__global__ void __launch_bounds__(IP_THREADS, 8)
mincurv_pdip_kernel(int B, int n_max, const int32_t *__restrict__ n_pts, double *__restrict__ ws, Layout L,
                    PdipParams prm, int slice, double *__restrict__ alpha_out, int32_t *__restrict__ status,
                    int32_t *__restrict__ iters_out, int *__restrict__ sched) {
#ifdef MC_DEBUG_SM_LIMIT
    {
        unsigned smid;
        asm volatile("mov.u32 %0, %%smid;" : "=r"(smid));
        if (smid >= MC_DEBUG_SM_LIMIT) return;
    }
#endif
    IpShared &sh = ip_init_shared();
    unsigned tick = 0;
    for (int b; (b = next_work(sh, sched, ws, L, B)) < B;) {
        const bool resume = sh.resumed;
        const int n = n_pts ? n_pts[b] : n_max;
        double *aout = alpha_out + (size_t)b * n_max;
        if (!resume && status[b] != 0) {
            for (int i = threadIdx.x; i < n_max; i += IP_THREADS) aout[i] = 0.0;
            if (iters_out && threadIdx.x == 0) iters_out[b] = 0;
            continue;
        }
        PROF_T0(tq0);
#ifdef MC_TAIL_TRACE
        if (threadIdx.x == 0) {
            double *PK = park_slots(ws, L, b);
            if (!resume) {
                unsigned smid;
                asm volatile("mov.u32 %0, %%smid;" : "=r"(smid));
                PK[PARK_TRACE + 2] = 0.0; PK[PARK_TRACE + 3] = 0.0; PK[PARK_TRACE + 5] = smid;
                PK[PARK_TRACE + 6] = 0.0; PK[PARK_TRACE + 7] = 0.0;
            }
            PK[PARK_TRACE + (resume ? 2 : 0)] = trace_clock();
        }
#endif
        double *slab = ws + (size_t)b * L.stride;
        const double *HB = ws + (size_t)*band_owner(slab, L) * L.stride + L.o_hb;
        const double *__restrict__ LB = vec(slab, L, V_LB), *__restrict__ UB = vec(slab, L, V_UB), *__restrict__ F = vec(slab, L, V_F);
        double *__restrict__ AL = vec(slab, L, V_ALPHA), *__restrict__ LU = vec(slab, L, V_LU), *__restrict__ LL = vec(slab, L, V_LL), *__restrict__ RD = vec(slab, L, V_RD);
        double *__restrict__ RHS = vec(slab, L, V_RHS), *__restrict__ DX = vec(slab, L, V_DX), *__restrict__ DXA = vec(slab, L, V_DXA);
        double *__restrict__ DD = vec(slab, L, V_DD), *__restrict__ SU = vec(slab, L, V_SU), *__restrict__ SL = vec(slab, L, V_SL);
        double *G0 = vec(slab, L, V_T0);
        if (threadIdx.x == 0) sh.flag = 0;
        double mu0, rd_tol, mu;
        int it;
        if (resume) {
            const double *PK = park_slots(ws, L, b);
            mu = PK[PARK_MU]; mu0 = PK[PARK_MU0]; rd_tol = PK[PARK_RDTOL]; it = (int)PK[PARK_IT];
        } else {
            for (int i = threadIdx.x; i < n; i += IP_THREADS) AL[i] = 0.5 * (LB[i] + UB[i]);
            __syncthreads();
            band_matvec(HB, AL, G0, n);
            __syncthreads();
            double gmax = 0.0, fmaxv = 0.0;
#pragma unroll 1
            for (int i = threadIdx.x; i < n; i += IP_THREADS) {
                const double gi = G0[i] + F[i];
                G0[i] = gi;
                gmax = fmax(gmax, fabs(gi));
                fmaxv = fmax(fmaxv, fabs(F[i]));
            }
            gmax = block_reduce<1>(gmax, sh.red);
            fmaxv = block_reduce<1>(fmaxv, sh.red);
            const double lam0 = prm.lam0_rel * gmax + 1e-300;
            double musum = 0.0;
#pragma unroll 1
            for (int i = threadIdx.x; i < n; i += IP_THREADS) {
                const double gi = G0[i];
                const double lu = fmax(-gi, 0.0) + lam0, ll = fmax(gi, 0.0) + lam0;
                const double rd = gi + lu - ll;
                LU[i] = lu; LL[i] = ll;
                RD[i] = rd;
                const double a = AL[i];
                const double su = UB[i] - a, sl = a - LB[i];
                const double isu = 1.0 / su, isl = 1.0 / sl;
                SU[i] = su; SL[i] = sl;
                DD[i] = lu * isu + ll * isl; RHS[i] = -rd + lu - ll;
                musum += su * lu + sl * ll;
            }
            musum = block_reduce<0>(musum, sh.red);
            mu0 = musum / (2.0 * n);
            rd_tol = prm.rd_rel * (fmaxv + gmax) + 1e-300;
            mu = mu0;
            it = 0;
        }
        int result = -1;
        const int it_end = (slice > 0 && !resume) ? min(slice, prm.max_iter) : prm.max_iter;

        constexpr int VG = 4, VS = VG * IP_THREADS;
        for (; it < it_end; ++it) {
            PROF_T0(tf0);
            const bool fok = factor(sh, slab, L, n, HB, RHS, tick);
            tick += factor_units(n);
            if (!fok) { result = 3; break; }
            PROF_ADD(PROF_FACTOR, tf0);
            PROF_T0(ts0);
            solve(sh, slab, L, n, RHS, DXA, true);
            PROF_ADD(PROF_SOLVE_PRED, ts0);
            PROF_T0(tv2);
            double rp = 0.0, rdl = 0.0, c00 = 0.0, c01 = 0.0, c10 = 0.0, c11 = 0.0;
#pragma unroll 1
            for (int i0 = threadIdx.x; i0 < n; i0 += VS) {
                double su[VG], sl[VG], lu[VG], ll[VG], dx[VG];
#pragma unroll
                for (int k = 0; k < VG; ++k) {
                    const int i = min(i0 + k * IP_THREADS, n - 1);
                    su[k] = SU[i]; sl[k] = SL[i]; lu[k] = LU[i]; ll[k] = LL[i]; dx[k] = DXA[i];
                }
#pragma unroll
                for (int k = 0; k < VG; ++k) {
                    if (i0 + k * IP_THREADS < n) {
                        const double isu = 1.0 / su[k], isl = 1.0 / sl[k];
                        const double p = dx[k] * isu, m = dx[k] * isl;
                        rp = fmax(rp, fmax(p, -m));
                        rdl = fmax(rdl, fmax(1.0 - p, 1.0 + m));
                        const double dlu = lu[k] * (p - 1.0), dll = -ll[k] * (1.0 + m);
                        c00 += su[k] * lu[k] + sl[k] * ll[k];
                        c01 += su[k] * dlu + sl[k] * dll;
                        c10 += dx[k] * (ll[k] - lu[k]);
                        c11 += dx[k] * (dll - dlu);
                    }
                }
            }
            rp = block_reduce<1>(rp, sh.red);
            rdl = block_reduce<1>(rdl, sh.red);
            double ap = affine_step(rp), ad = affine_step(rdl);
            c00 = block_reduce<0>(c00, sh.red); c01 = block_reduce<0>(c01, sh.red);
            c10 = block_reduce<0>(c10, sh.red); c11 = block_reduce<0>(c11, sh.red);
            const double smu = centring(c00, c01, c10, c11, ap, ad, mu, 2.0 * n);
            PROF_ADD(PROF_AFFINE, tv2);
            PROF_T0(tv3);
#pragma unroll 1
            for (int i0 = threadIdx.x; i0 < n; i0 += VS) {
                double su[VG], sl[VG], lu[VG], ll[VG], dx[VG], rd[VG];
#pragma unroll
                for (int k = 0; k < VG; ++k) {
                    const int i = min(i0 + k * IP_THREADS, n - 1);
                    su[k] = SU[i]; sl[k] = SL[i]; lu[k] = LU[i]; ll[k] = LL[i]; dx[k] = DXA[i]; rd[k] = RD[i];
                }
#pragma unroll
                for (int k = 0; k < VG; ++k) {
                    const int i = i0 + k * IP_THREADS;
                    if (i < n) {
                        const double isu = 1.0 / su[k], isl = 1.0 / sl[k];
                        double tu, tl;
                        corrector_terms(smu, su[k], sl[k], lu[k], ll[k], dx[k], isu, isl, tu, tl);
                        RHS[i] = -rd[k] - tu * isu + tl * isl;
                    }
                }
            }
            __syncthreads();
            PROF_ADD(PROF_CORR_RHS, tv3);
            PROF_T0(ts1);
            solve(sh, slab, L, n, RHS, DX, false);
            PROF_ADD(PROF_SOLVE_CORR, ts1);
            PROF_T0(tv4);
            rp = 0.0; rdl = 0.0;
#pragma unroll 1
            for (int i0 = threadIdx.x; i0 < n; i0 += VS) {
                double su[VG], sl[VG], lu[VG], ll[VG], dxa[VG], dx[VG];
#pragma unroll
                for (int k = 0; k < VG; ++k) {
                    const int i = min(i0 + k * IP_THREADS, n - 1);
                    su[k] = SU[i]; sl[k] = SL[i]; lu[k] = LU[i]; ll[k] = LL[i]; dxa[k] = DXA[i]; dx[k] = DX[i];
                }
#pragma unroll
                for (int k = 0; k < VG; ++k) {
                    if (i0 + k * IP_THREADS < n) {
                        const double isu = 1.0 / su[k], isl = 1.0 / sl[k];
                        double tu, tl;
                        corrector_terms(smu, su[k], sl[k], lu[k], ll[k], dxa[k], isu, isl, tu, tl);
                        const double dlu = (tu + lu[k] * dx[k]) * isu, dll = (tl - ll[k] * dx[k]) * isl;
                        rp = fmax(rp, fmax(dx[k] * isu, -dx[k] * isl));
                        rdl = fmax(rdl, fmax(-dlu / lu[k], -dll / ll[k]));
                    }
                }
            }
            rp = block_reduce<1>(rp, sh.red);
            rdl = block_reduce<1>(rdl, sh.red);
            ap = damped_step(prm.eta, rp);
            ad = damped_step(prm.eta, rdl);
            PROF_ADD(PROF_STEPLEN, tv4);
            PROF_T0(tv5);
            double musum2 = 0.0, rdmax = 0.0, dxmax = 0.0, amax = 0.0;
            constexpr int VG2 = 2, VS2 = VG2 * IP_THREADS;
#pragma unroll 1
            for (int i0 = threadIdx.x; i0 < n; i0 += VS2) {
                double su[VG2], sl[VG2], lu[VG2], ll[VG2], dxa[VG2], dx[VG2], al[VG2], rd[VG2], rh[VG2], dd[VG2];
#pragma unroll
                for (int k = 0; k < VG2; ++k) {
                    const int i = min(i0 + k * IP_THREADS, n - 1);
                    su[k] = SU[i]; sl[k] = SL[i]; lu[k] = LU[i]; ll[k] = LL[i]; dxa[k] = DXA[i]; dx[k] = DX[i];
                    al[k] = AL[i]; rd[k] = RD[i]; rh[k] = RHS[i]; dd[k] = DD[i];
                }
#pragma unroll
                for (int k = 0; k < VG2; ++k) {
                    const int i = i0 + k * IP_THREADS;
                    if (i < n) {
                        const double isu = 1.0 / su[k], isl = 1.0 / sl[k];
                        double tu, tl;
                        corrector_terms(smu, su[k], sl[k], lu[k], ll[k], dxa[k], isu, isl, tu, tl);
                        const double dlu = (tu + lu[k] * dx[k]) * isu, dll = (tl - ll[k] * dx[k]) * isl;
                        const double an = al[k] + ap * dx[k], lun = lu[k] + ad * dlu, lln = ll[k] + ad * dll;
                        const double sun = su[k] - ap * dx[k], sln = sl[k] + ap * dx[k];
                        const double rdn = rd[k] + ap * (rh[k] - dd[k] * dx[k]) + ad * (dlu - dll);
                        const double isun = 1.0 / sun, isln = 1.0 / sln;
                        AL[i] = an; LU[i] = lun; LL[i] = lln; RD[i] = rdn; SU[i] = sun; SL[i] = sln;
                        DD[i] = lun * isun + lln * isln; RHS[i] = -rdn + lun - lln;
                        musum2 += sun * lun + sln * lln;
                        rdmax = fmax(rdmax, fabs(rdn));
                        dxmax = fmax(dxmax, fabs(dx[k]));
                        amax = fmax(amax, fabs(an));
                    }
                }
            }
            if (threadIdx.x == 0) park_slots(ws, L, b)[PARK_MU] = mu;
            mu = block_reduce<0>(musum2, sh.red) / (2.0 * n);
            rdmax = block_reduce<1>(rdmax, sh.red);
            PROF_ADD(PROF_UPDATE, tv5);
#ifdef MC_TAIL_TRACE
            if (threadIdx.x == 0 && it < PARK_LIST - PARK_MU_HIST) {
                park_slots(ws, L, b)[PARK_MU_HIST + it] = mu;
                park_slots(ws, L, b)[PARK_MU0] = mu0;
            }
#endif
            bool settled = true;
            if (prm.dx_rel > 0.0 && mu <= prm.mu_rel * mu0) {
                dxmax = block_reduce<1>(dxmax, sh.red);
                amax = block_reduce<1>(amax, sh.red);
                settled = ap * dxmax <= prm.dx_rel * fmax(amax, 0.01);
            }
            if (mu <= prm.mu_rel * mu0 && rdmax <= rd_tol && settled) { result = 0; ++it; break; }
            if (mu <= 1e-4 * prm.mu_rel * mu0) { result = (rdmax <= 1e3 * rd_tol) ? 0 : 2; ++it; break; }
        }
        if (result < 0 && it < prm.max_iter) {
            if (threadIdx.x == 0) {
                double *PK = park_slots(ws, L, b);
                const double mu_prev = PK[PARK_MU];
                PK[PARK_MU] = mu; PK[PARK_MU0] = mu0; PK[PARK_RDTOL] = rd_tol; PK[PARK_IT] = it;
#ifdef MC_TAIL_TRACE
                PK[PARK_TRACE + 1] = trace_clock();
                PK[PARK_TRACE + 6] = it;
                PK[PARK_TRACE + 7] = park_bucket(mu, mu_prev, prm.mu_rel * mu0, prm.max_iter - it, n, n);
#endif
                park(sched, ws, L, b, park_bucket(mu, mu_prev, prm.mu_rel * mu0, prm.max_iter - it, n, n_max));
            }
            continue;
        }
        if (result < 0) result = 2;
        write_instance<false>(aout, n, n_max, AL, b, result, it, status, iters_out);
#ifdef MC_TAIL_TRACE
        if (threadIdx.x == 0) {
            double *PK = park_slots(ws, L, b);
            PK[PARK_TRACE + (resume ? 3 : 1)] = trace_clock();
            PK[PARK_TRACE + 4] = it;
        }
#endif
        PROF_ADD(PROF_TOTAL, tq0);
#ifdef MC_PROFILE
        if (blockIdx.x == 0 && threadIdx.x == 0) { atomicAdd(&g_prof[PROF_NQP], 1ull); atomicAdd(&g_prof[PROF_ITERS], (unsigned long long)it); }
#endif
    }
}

Your task
Report each line of the records that holds the word "constexpr".

Exercise result
        constexpr int VG = 4, VS = VG * IP_THREADS;
            constexpr int VG2 = 2, VS2 = VG2 * IP_THREADS;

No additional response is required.